# lrjconan/LanczosNetwork

Measured on NVIDIA H100. Metric: QM8 molecules/sec (forward), higher is better.
Workload: dtype f32

## Files before the change

### lanczosnetwork_b200/csrc/sm90.cuh

```cuda
#pragma once
#include <cuda.h>
#include <cuda_runtime.h>
#include <stdint.h>

namespace sm90 {

__device__ __forceinline__ uint32_t smem_u32(const void* p) {
  return static_cast<uint32_t>(__cvta_generic_to_shared(p));
}

__device__ __forceinline__ void mbar_init(uint64_t* bar, uint32_t count) {
  asm volatile("mbarrier.init.shared::cta.b64 [%0], %1;" ::"r"(smem_u32(bar)), "r"(count));
}
__device__ __forceinline__ void fence_barrier_init() {
  asm volatile("fence.mbarrier_init.release.cluster;" ::: "memory");
}
__device__ __forceinline__ void mbar_arrive(uint64_t* bar) {
  asm volatile("mbarrier.arrive.shared::cta.b64 _, [%0];" ::"r"(smem_u32(bar)) : "memory");
}
__device__ __forceinline__ void mbar_arrive_expect_tx(uint64_t* bar, uint32_t bytes) {
  asm volatile("mbarrier.arrive.expect_tx.shared::cta.b64 _, [%0], %1;" ::"r"(smem_u32(bar)),
               "r"(bytes)
               : "memory");
}
__device__ __forceinline__ bool mbar_try_wait(uint64_t* bar, uint32_t parity) {
  uint32_t ok;
  asm volatile(
      "{\n\t.reg .pred p;\n\t"
      "mbarrier.try_wait.parity.shared::cta.b64 p, [%1], %2;\n\t"
      "selp.b32 %0, 1, 0, p;\n\t}"
      : "=r"(ok)
      : "r"(smem_u32(bar)), "r"(parity)
      : "memory");
  return ok != 0;
}
__device__ __forceinline__ void mbar_wait(uint64_t* bar, uint32_t parity) {
  while (!mbar_try_wait(bar, parity)) {
  }
}

__device__ __forceinline__ void tma_prefetch_desc(const CUtensorMap* m) {
  asm volatile("prefetch.tensormap [%0];" ::"l"(reinterpret_cast<uint64_t>(m)) : "memory");
}
__device__ __forceinline__ void tma_load_2d(void* smem_dst, const CUtensorMap* m, uint64_t* bar,
                                            int32_t c0, int32_t c1) {
  asm volatile(
      "cp.async.bulk.tensor.2d.shared::cluster.global.mbarrier::complete_tx::bytes"
      " [%0], [%1, {%3, %4}], [%2];"
      ::"r"(smem_u32(smem_dst)), "l"(reinterpret_cast<uint64_t>(m)), "r"(smem_u32(bar)), "r"(c0),
      "r"(c1)
      : "memory");
}

__device__ __forceinline__ void cp_async_16(void* smem_dst, const void* gmem_src) {
  asm volatile("cp.async.cg.shared.global [%0], [%1], 16;" ::"r"(smem_u32(smem_dst)), "l"(gmem_src)
               : "memory");
}
__device__ __forceinline__ void cp_async_4(void* smem_dst, const void* gmem_src) {
  asm volatile("cp.async.ca.shared.global [%0], [%1], 4;" ::"r"(smem_u32(smem_dst)), "l"(gmem_src)
               : "memory");
}
__device__ __forceinline__ void cp_async_wait_all() {
  asm volatile("cp.async.commit_group;\n\tcp.async.wait_group 0;" ::: "memory");
}

__device__ __forceinline__ void fence_proxy_async() {
  asm volatile("fence.proxy.async.shared::cta;" ::: "memory");
}

__device__ __forceinline__ bool elect_one() {
  uint32_t pred;
  asm volatile(
      "{\n\t.reg .pred p;\n\t"
      "elect.sync _|p, 0xffffffff;\n\t"
      "selp.b32 %0, 1, 0, p;\n\t}"
      : "=r"(pred));
  return pred != 0;
}

__device__ __forceinline__ uint32_t tf32_rna_bits(float v) {
  uint32_t r;
  asm("cvt.rna.tf32.f32 %0, %1;" : "=r"(r) : "f"(v));
  return r;
}

__device__ __forceinline__ uint64_t wgmma_desc_kmajor_sw128(uint32_t smem_addr) {
  uint64_t d = 0;
  d |= (uint64_t)((smem_addr >> 4) & 0x3FFFu);
  d |= (uint64_t)1 << 16;
  d |= (uint64_t)64 << 32;
  d |= (uint64_t)1 << 62;
  return d;
}
__device__ __forceinline__ void wgmma_fence() { asm volatile("wgmma.fence.sync.aligned;" ::: "memory"); }
__device__ __forceinline__ void wgmma_commit() { asm volatile("wgmma.commit_group.sync.aligned;" ::: "memory"); }
__device__ __forceinline__ void wgmma_wait_all() { asm volatile("wgmma.wait_group.sync.aligned 0;" ::: "memory"); }


__device__ __forceinline__ void wgmma_n128(float (&d)[128], uint64_t a_desc, uint64_t b_desc, uint32_t scale_d) {
  asm volatile(
      "{\n\t.reg .pred p;\n\t"
      "setp.ne.b32 p, %66, 0;\n\t"
      "wgmma.mma_async.sync.aligned.m64n128k8.f32.tf32.tf32 "
      "{"
      "%0, %1, %2, %3, %4, %5, %6, %7, %8, %9, %10, %11, %12, %13, %14, %15, "
      "%16, %17, %18, %19, %20, %21, %22, %23, %24, %25, %26, %27, %28, %29, %30, %31, "
      "%32, %33, %34, %35, %36, %37, %38, %39, %40, %41, %42, %43, %44, %45, %46, %47, "
      "%48, %49, %50, %51, %52, %53, %54, %55, %56, %57, %58, %59, %60, %61, %62, %63"
      "}, %64, %65, p, 1, 1;\n\t}"
      : "+f"(d[0]), "+f"(d[1]), "+f"(d[2]), "+f"(d[3]), "+f"(d[4]), "+f"(d[5]), "+f"(d[6]), "+f"(d[7]),
        "+f"(d[8]), "+f"(d[9]), "+f"(d[10]), "+f"(d[11]), "+f"(d[12]), "+f"(d[13]), "+f"(d[14]), "+f"(d[15]),
        "+f"(d[16]), "+f"(d[17]), "+f"(d[18]), "+f"(d[19]), "+f"(d[20]), "+f"(d[21]), "+f"(d[22]), "+f"(d[23]),
        "+f"(d[24]), "+f"(d[25]), "+f"(d[26]), "+f"(d[27]), "+f"(d[28]), "+f"(d[29]), "+f"(d[30]), "+f"(d[31]),
        "+f"(d[32]), "+f"(d[33]), "+f"(d[34]), "+f"(d[35]), "+f"(d[36]), "+f"(d[37]), "+f"(d[38]), "+f"(d[39]),
        "+f"(d[40]), "+f"(d[41]), "+f"(d[42]), "+f"(d[43]), "+f"(d[44]), "+f"(d[45]), "+f"(d[46]), "+f"(d[47]),
        "+f"(d[48]), "+f"(d[49]), "+f"(d[50]), "+f"(d[51]), "+f"(d[52]), "+f"(d[53]), "+f"(d[54]), "+f"(d[55]),
        "+f"(d[56]), "+f"(d[57]), "+f"(d[58]), "+f"(d[59]), "+f"(d[60]), "+f"(d[61]), "+f"(d[62]), "+f"(d[63])
      : "l"(a_desc), "l"(b_desc), "r"(scale_d));
}

__device__ __forceinline__ void wgmma_n128_hi(float (&d)[128], uint64_t a_desc, uint64_t b_desc, uint32_t scale_d) {
  asm volatile(
      "{\n\t.reg .pred p;\n\t"
      "setp.ne.b32 p, %66, 0;\n\t"
      "wgmma.mma_async.sync.aligned.m64n128k8.f32.tf32.tf32 "
      "{"
      "%0, %1, %2, %3, %4, %5, %6, %7, %8, %9, %10, %11, %12, %13, %14, %15, "
      "%16, %17, %18, %19, %20, %21, %22, %23, %24, %25, %26, %27, %28, %29, %30, %31, "
      "%32, %33, %34, %35, %36, %37, %38, %39, %40, %41, %42, %43, %44, %45, %46, %47, "
      "%48, %49, %50, %51, %52, %53, %54, %55, %56, %57, %58, %59, %60, %61, %62, %63"
      "}, %64, %65, p, 1, 1;\n\t}"
      : "+f"(d[64]), "+f"(d[65]), "+f"(d[66]), "+f"(d[67]), "+f"(d[68]), "+f"(d[69]), "+f"(d[70]), "+f"(d[71]),
        "+f"(d[72]), "+f"(d[73]), "+f"(d[74]), "+f"(d[75]), "+f"(d[76]), "+f"(d[77]), "+f"(d[78]), "+f"(d[79]),
        "+f"(d[80]), "+f"(d[81]), "+f"(d[82]), "+f"(d[83]), "+f"(d[84]), "+f"(d[85]), "+f"(d[86]), "+f"(d[87]),
        "+f"(d[88]), "+f"(d[89]), "+f"(d[90]), "+f"(d[91]), "+f"(d[92]), "+f"(d[93]), "+f"(d[94]), "+f"(d[95]),
        "+f"(d[96]), "+f"(d[97]), "+f"(d[98]), "+f"(d[99]), "+f"(d[100]), "+f"(d[101]), "+f"(d[102]), "+f"(d[103]),
        "+f"(d[104]), "+f"(d[105]), "+f"(d[106]), "+f"(d[107]), "+f"(d[108]), "+f"(d[109]), "+f"(d[110]), "+f"(d[111]),
        "+f"(d[112]), "+f"(d[113]), "+f"(d[114]), "+f"(d[115]), "+f"(d[116]), "+f"(d[117]), "+f"(d[118]), "+f"(d[119]),
        "+f"(d[120]), "+f"(d[121]), "+f"(d[122]), "+f"(d[123]), "+f"(d[124]), "+f"(d[125]), "+f"(d[126]), "+f"(d[127])
      : "l"(a_desc), "l"(b_desc), "r"(scale_d));
}

}
```

### lanczosnetwork_b200/csrc/tc_gemm.cuh

```cuda
#pragma once
#include "common.cuh"
#include "sm90.cuh"
#include <stdlib.h>
#include <type_traits>

namespace tcg {

constexpr int BM = 128, BN = 128, BK = 32;
constexpr int NGROUPS = 1;
constexpr int TILE_B_BYTES = BN * BK * 4;
constexpr int STAGE_B_BYTES = 2 * TILE_B_BYTES;
constexpr int TILE_A_BYTES = BM * BK * 4;
constexpr int STAGE_A_BYTES = 2 * TILE_A_BYTES;
constexpr int EW = 16;
constexpr int PRODUCER_THREADS = 128 * NGROUPS;
constexpr int CONSUMER_WARP0 = PRODUCER_THREADS / 32;
constexpr int CONSUMER_THREADS = 256;
constexpr int THREADS = PRODUCER_THREADS + CONSUMER_THREADS;
constexpr int MAX_B_STAGES = 6, MAX_A_STAGES = 4;
__host__ __device__ constexpr int core_smem(int stages_b, int stages_a) {
  return stages_b * STAGE_B_BYTES + stages_a * STAGE_A_BYTES + 256;
}
__host__ __device__ constexpr int pass_cols(int stages_a) {
  return stages_a * STAGE_A_BYTES / (BM * 4) < BN ? stages_a * STAGE_A_BYTES / (BM * 4) : BN;
}

__device__ __forceinline__ uint8_t* a_ring(uint8_t* policy_smem, int stages_b, int stages_a) {
  return policy_smem - core_smem(stages_b, stages_a) + stages_b * STAGE_B_BYTES;
}

struct Core {
  uint8_t* Bst;
  uint8_t* Ast;
  uint64_t* b_full;
  uint64_t* b_empty;
  uint64_t* a_full;
  uint64_t* a_empty;
  uint64_t* stg_full;
  uint64_t* stg_empty;
  uint64_t* kept_read;
};

__device__ __forceinline__ Core carve(uint8_t* base, int stages_b, int stages_a) {
  Core c;
  c.Bst = base;
  c.Ast = base + stages_b * STAGE_B_BYTES;
  uint64_t* bars = reinterpret_cast<uint64_t*>(c.Ast + stages_a * STAGE_A_BYTES);
  c.b_full = bars;
  c.b_empty = c.b_full + MAX_B_STAGES;
  c.a_full = c.b_empty + MAX_B_STAGES;
  c.a_empty = c.a_full + MAX_A_STAGES;
  c.stg_full = c.a_empty + MAX_A_STAGES;
  c.stg_empty = c.stg_full + 1;
  c.kept_read = c.stg_empty + 1;
  return c;
}

__device__ unsigned long long* g_prof = nullptr;

struct PhaseTimer {
  unsigned long long* buf;
  long long t0;
  __device__ __forceinline__ void start(int cta, int tid) {
    buf = (tid == 0 && g_prof) ? g_prof + cta * 32 : nullptr;
    if (buf) t0 = clock64();
  }
  __device__ __forceinline__ void start_if(int cta, bool owner) {
    buf = (owner && g_prof) ? g_prof + cta * 32 : nullptr;
    if (buf) t0 = clock64();
  }
  __device__ __forceinline__ void lap(int slot) {
    if (buf) { long long t = clock64(); atomicAdd(&buf[slot], (unsigned long long)(t - t0)); t0 = t; }
  }
};
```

————

### [Exercise description]
What is needed is the number of lines in the records that contain the string "unsigned", stated with nothing else.

### [Problem solution]
3